The study was published online in Endocrinology.
“This promising molecular diagnostic approach would not have been possible without advances in genomics and bioinformatics,” said senior author Linda Giudice, MD, PhD.
“Importantly, there are relatively few genes in each ‘classifier’ of disease or of no disease and endometriosis stage that have the potential for non-surgical diagnostic development,” Giudice added. “The approach also could be used to detect disease recurrence without requiring surgery, and the newly identified gene profiles and pathways resulting from this approach have opened doors for innovative targeted-therapy development for endometriosis-related pain and infertility.”
Endometriosis is an often-painful condition that occurs when tissue normally lining the inside of the uterus grows outside the uterus.

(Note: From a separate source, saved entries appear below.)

### tezip_amd/csrc/tz_prednet.hip

```cpp
#include <algorithm>
#include <atomic>
#include <cmath>

#include "tz_conv_kernels.hip.h"
#include "tz_wino_kernels.hip.h"

struct Seg {
    int row_off, C;
    int up;
    int half = 0;
    int row(int c) const { return half && c >= half ? 4 + c - half : c; }
};
struct PackedConv {
    float* d_W = nullptr;
    float* d_Wimg = nullptr;
    float* d_Wblk = nullptr;
    float* d_Wblk0 = nullptr;
    bool pos_finite = false;
    std::vector<float> h_W0;
    float* d_Wlat = nullptr;
    float* d_Wwino = nullptr;
    float* d_Wwino2 = nullptr;
    const float* d_zero = nullptr;
    float* d_bias = nullptr;
    int nslots = 0, ncols = 0, NT = 1, ncb = 1;
    int wino_finite = 0;
    bool wino_all_finite = false;
    std::vector<Seg> segs;
};

enum { UNI_G0 = 0, UNI_C0 = 1, UNI_AHAT0 = 2 };
enum { UNI_USE_WINO_INIT = 1, UNI_USE_WINO_CELL = 2, UNI_USE_TILES = 4, UNI_USE_ALL = 7 };

struct tz_model {
    int L = 0;
    int stack[TZ_MAX_LEVELS] = {0}, rstack[TZ_MAX_LEVELS] = {0};
    std::vector<std::vector<float>> w;
    int Hp = 0, Wp = 0, maxB = 0;
    int cap = 0;
    bool prepared = false;
    float *R0[TZ_MAX_LEVELS] = {0}, *C0[TZ_MAX_LEVELS] = {0}, *Ahat0[TZ_MAX_LEVELS] = {0}, *G0[TZ_MAX_LEVELS] = {0};
    float *G0f[TZ_MAX_LEVELS] = {0}, *C0f[TZ_MAX_LEVELS] = {0};
    int ring[3][TZ_MAX_LEVELS] = {{0}};
    int tring[3][TZ_MAX_LEVELS] = {{0}};
    const float* uni[3][TZ_MAX_LEVELS] = {{0}};
    int uniform_mask = 0;
    int dead[TZ_MAX_LEVELS] = {0}, dead_gate[TZ_MAX_LEVELS] = {0}, dead_a[TZ_MAX_LEVELS] = {0};
    bool dead0 = false;
    bool dead0_hold = false;
    bool deadf[TZ_MAX_LEVELS] = {false};
    bool deadhalf[TZ_MAX_LEVELS] = {false};
    bool e0_dirty = false;
    float *E[TZ_MAX_LEVELS] = {0}, *R1[TZ_MAX_LEVELS] = {0};
    float* P[TZ_MAX_LEVELS] = {0};
    int Pcap[TZ_MAX_LEVELS] = {0};
    std::vector<signed char> epart_choice;
    PackedConv a_conv[TZ_MAX_LEVELS], gate_t1[TZ_MAX_LEVELS], ahat0_t1;
    PackedConv gate_nf[TZ_MAX_LEVELS];
    float* d_zero = nullptr;
    int e0s = 0;
    int* d_idx = nullptr;
    std::vector<void*> allocs;
    const float* a_k(int l) const { return w[2 * l].data(); }
    const float* a_b(int l) const { return w[2 * l + 1].data(); }
    const float* ahat_k(int l) const { return w[2 * (L - 1) + 2 * l].data(); }
    const float* ahat_b(int l) const { return w[2 * (L - 1) + 2 * l + 1].data(); }
    int gate_base(int g) const {
        static const int pos[4] = {2, 1, 0, 3};
        return 2 * (L - 1) + 2 * L + pos[g] * 2 * L;
    }
    const float* g_k(int g, int l) const { return w[gate_base(g) + 2 * l].data(); }
    const float* g_b(int g, int l) const { return w[gate_base(g) + 2 * l + 1].data(); }
    int gate_cin(int l) const { return rstack[l] + 2 * stack[l] + (l < L - 1 ? rstack[l + 1] : 0); }
};

static int dmalloc(tz_ctx* ctx, tz_model* m, void** p, size_t bytes) {
    if (bytes == 0) bytes = 16;
    hipError_t e = hipMalloc(p, bytes);
    if (e != hipSuccess) return tz_fail(ctx, TZ_ERR_NOMEM, "hipMalloc(%zu) failed: %s", bytes, hipGetErrorString(e));
    m->allocs.push_back(*p);
    return tz_poison(ctx, *p, bytes);
}

struct ColSrc {
    const float* kernel;
    const float* bias;
    int Cin, Cout, ch;
};

static int collapse_set(int a, int d, int out[2]) {
    if (a == 0) {
        if (d == 0) { out[0] = 0; return 1; }
        out[0] = 1; out[1] = 2; return 2;
    }
    if (d == 0) { out[0] = 0; out[1] = 1; return 2; }
    out[0] = 2; return 1;
}

static int pack_conv(tz_ctx* ctx, tz_model* m, const std::vector<Seg>& segs, const std::vector<ColSrc>& cols, int NT,
                     PackedConv* pc) {
    int ncols = (int)cols.size();
    int nslots = 0;
    for (auto& s : segs) nslots += (s.up ? 16 : 9) * ((s.C + 15) / 16);
    std::vector<float> W((size_t)std::max(nslots, 1) * 16 * ncols, 0.0f), B(ncols, 0.0f);
    int slot = 0;
    bool pos_finite = true;
    auto put = [&](const Seg& s, int c0, const int* kys, int nky, const int* kxs, int nkx) {
        for (int kc = 0; kc < 16 && c0 + kc < s.C; ++kc)
            for (int col = 0; col < ncols; ++col) {
                const ColSrc& cs = cols[col];
                if (cs.ch < 0) continue;
                float v = 0.0f;
                bool first = true;
                for (int iy = 0; iy < nky; ++iy)
                    for (int ix = 0; ix < nkx; ++ix) {
                        float w = cs.kernel[((size_t)(kys[iy] * 3 + kxs[ix]) * cs.Cin + s.row_off + c0 + kc) * cs.Cout + cs.ch];
                        v = first ? w : v + w;
                        first = false;
                    }
                W[((size_t)slot * 16 + s.row(c0 + kc) - c0) * ncols + col] = v;
                if (s.half && c0 + kc < s.half && !std::isfinite(v)) pos_finite = false;
            }
        ++slot;
    };
    for (auto& s : segs)
        for (int c0 = 0; c0 < s.C; c0 += 16) {
            if (!s.up) {
                for (int tap = 0; tap < 9; ++tap) {
                    int ky = tap / 3, kx = tap % 3;
                    put(s, c0, &ky, 1, &kx, 1);
                }
            } else {
                for (int tp = 0; tp < 4; ++tp)
                    for (int cls = 0; cls < 4; ++cls) {
                        int kys[2], kxs[2];
// ... 302 lines not shown
    if (epi == EPI_POOL_ERR && !ups) return NT == 4 ? launch_wino_t<4, EPI_POOL_ERR, false>(ctx, a, nbatch) : launch_wino_t<3, EPI_POOL_ERR, false>(ctx, a, nbatch);
    return tz_fail(ctx, TZ_ERR_UNSUPPORTED, "no TZ-PA2 kernel for NT=%d epilogue=%d upsampled=%d", NT, epi, (int)ups);
}

static constexpr long long TZ_PA2_MIN_PIXELS = 256 * 256;
static constexpr size_t kPBytes = (size_t)160 << 20;
static constexpr double kEpartMinIdle = 0.06;
static constexpr int kEpartSteps = 3;
static constexpr int kEpartSamples = 4;
static constexpr float kEpartMinGain = 0.98f;
static int effective_contract(const tz_ctx* ctx) {
    if (ctx->contract) return ctx->contract;
    const tz_model* m = ctx->model;
    return m && (long long)m->Hp * m->Wp >= TZ_PA2_MIN_PIXELS ? 2 : 1;
}

#ifdef TZW_STAMPS
extern "C" int tz_debug_wino_stamps(unsigned long long* out) {
    return hipMemcpyFromSymbol(out, HIP_SYMBOL(tzw_stamps), sizeof(unsigned long long) * 8 * 4096 * 16) == hipSuccess ? 0 : -3;
}
#endif
extern "C" int tz_set_contract(tz_ctx* ctx, int contract) {
    if (!ctx) return TZ_ERR_INVALID;
    if (contract < 0 || contract > 2)
        return tz_fail(ctx, TZ_ERR_INVALID, "tz_set_contract: %d is not 0 (by frame size), 1 (TZ-PA1) or 2 (TZ-PA2)", contract);
    ctx->contract = contract;
    return TZ_OK;
}
extern "C" int tz_get_contract(tz_ctx* ctx) { return ctx ? effective_contract(ctx) : TZ_ERR_INVALID; }

extern "C" int tz_set_conv_impl(tz_ctx* ctx, int lds_dma) {
    if (!ctx) return TZ_ERR_INVALID;
    if (lds_dma < 0 || lds_dma > 5 || (lds_dma >> 1) > 2)
        return tz_fail(ctx, TZ_ERR_INVALID, "tz_set_conv_impl: %d is not 0 / 1 (+ 2 = never k_convlat, + 4 = k_convlat wherever eligible)", lds_dma);
    ctx->conv_impl = (lds_dma & 1) ? 1 : 0;
    const int lat = lds_dma >> 1;
    ctx->lat_mode = lat == 1 ? 0 : (lat == 2 ? 2 : 1);
    return TZ_OK;
}

struct LatPlan {
    bool use, wide;
    int blocks;
};
static LatPlan lat_plan(const tz_ctx* ctx, int NT, int epi, bool ups, bool fullk, const ConvArgs& a, int nbatch) {
    LatPlan lp = {false, false, 0};
    if (!(a.Wlat && a.nsrc > 0 && fullk && ctx->conv_impl && ctx->lat_mode && (NT == 3 || NT == 4) &&
          (epi == EPI_POOL_ERR || (epi == EPI_LSTM && NT == 4))))
        return lp;
    const int ts_ = (epi != EPI_POOL_ERR && ups) ? 8 : 4;
    const long long wg16 = (long long)a.ncb * a.tiles_x * a.tiles_y * nbatch;
    const long long rows_ = (a.H + ts_ - 1) / ts_ * (ts_ == 8 ? 4 : 1);
    const long long wglat1 = (long long)a.ncb * ((a.W + ts_ - 1) / ts_) * rows_ * nbatch;
    const long long wglat2 = (long long)a.ncb * ((a.W + 2 * ts_ - 1) / (2 * ts_)) * rows_ * nbatch;
    static const long long wide_min = getenv("TEZIP_LAT_WIDE_MIN") ? atoll(getenv("TEZIP_LAT_WIDE_MIN")) : 2560;
    lp.wide = wglat1 > wide_min;
    int slots = 0;
    for (int s = 0; s < a.nsrc; ++s) slots += a.src[s].cpt * (a.src[s].up ? 4 : 9);
    const double t16 = slots * 1.08 * (double)((wg16 + 255) / 256);
    const double per_slot = lp.wide ? 0.134 * (double)((wglat2 + 255) / 256) : std::max(0.105, 0.078 * (double)((wglat1 + 255) / 256));
    const double tlat = slots * per_slot * (ts_ == 8 ? 1.1 : 1.0) + 2.5;
    lp.use = wg16 <= 768 && (ctx->lat_mode == 2 || tlat < 0.9 * t16);
    lp.blocks = (int)(lp.wide ? wglat2 : wglat1);
    return lp;
}
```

It has been estimated that approximately 10% of reproductive-age women have the disorder, which often is caused by retrograde menstruation. Endometrial tissue flows backward through the fallopian tubes and into the pelvic cavity instead of out through the cervix. This tissue attaches and continues to follow the monthly menstrual cycle, with the resulting bleeding causing inflammation, scarring, and pain. Endometriosis also can lead to infertility.
The current method of treatment is laparoscopy, a surgical procedure that diagnoses and stages endometriosis occurring on the pelvic lining and organs. But the time lag can be more than a decade from symptom onset to diagnosis, emphasizing the need for a less invasive, more cost-effective approach.

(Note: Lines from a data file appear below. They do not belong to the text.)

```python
def _attention_work(q, k, v, o, batch, heads, sq, sk, head_dim, scale, q_bs=None, k_bs=None, v_bs=None,
                    o_bs=None, o_map=None, variant=0):
    bh = float(batch * heads)
    return (dict(kind="attn", D=head_dim, sq=sq, sk=sk, batch=batch, heads=heads),
            4.0 * bh * sq * sk * head_dim, 2.0 * bh * head_dim * (2 * sq + 2 * sk))


@_timed(_attention_work)
def attention(q, k, v, o, batch, heads, sq, sk, head_dim, scale, q_bs=None, k_bs=None, v_bs=None,
              o_bs=None, o_map=None, variant=0):
    for x, n in ((q, "q"), (k, "k"), (v, "v"), (o, "o")):
        _need(x, torch.bfloat16, n)
    q_bs = sq * q.stride(0) if q_bs is None else q_bs
    k_bs = sk * k.stride(0) if k_bs is None else k_bs
    v_bs = sk * v.stride(0) if v_bs is None else v_bs
    o_bs = sq * o.stride(0) if o_bs is None else o_bs
    if o_map is not None:
        _need(o_map, torch.int32, "o_map")
        if o_map.numel() < batch * sq:
            raise HipError(f"o_map has {o_map.numel()} rows < batch*sq = {batch * sq}")
    _check(lib().bf_attention_bf16_ex(q.data_ptr(), k.data_ptr(), v.data_ptr(), o.data_ptr(), batch,
                                      heads, sq, sk, head_dim, q.stride(0), k.stride(0),
                                      v.stride(0), o.stride(0), q_bs, k_bs, v_bs, o_bs, scale,
                                      _ptr(o_map) if o_map is not None else None,
                                      variant or _knobs().get("attn_variant", 0), _stream()),
           "bf_attention_bf16_ex")
    return o


def _attention_fp8out_work(q, k, v, o, batch, heads, sq, sk, head_dim, scale, out_qscale, q_bs=None,
                           k_bs=None, v_bs=None, o_bs=None, variant=0):
    bh = float(batch * heads)
    return (dict(kind="attn", D=head_dim, sq=sq, sk=sk, batch=batch, heads=heads, fp8out=True),
            4.0 * bh * sq * sk * head_dim, bh * head_dim * (2 * sq + 4 * sk + sq))


@_timed(_attention_fp8out_work)
def attention_fp8out(q, k, v, o, batch, heads, sq, sk, head_dim, scale, out_qscale, q_bs=None,
                     k_bs=None, v_bs=None, o_bs=None, variant=0):
    for x, n in ((q, "q"), (k, "k"), (v, "v")):
        _need(x, torch.bfloat16, n)
    _need(o, FP8, "o")
    q_bs = sq * q.stride(0) if q_bs is None else q_bs
    k_bs = sk * k.stride(0) if k_bs is None else k_bs
    v_bs = sk * v.stride(0) if v_bs is None else v_bs
    o_bs = sq * o.stride(0) if o_bs is None else o_bs
    _check(lib().bf_attention_fp8out_ex(q.data_ptr(), k.data_ptr(), v.data_ptr(), o.data_ptr(), batch, heads,
                                        sq, sk, head_dim, q.stride(0), k.stride(0), v.stride(0), o.stride(0),
                                        q_bs, k_bs, v_bs, o_bs, scale, out_qscale,
                                        variant or _knobs().get("attn_variant", 0), _stream()),
           "bf_attention_fp8out_ex")
    return o


def layernorm(x, weight, bias, eps, out=None, row_map=None, out_dtype=torch.bfloat16):
    _need(x, torch.float32, "x")
    M, C = x.shape
    if out is None:
        out = torch.empty((M, C), dtype=out_dtype, device=x.device)
# ... 1357 lines not shown
```

### boxfusion_amd/build.py

```python
from __future__ import annotations

import os
import subprocess
import sys
from concurrent.futures import ThreadPoolExecutor

HERE = os.path.dirname(os.path.abspath(__file__))
CSRC = os.path.join(HERE, "csrc")
BUILD = os.path.join(HERE, "_build")
LIB = os.path.join(HERE, "libboxfusion_hip.so")
ARCH = os.environ.get("BF_OFFLOAD_ARCH", "gfx950")

EXACT = ["-ffp-contract=off", "-fhip-fp32-correctly-rounded-divide-sqrt"]
SOURCES = {
    "bf_misc.hip": [],
    "bf_geom.hip": EXACT,
    "bf_depth.hip": EXACT,
    "bf_iou3d.hip": EXACT,
    "bf_assoc.hip": EXACT,
    "bf_fusion.hip": EXACT,
    "bf_dec_native.hip": EXACT,
    "bf_ingest.hip": EXACT,
    "bf_png.hip": EXACT,
    "bf_jpeg.hip": EXACT,
    "bf_fseq.hip": EXACT,
    "bf_cloud.hip": EXACT,
    "bf_eval.hip": EXACT,
    "bf_render.hip": EXACT,
    "bf_tsdf.hip": EXACT,
    "bf_track.hip": EXACT,
    "bf_fern.hip": EXACT,
    "bf_objects.hip": EXACT,
}
EXTRA = [s for s in sorted(os.listdir(CSRC)) if s.endswith(".hip") and s not in SOURCES]
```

In the new study, Giudice and her colleagues used machine learning, a computer-based technology, to analyze the gene activity of endometrium tissue samples. They analyzed 148 samples –– 77 from women with endometriosis; 37 from women without endometriosis but with other uterine or pelvic problems, such as uterine fibroids; and 34 from women without any uterine conditions (the control group).
Machine learning allows computers to learn from an activity without explicit programming. It can be used by researchers to examine the interactions caused by the information on large numbers of genes being translated into proteins through a process called gene expression.
A grouping system from the samples was developed, with an accuracy of 90% to 100%. Not only could the researchers distinguish between samples from endometriosis patients and the control group but also between the endometriosis patients and those with other uterine disorders. They could even detect the difference between endometriosis stages.
This technique also could distinguish endometriosis at different points in the menstrual cycle. As hormone levels changed throughout the cycle, the gene expression patterns in the uterine lining of women with endometriosis were distinct from those who did not have the condition.
Based on this gene expression, a simple test eventually could be performed in the doctor’s office to determine the presence of endometriosis and its stage, Giudice said. In minutes, a tiny, thin plastic catheter could be inserted through the cervix into the uterus to remove a sample of cells for analysis.
“Laparoscopy involves general anesthesia and making an incision in the abdomen,” said contributing author Louis DePaolo, PhD. “These findings indicate that it may be possible to avoid the surgical procedure and diagnose endometriosis from a tissue sample obtained in the office setting without anesthesia.”
The next step is to validate the findings in a larger population, the authors said.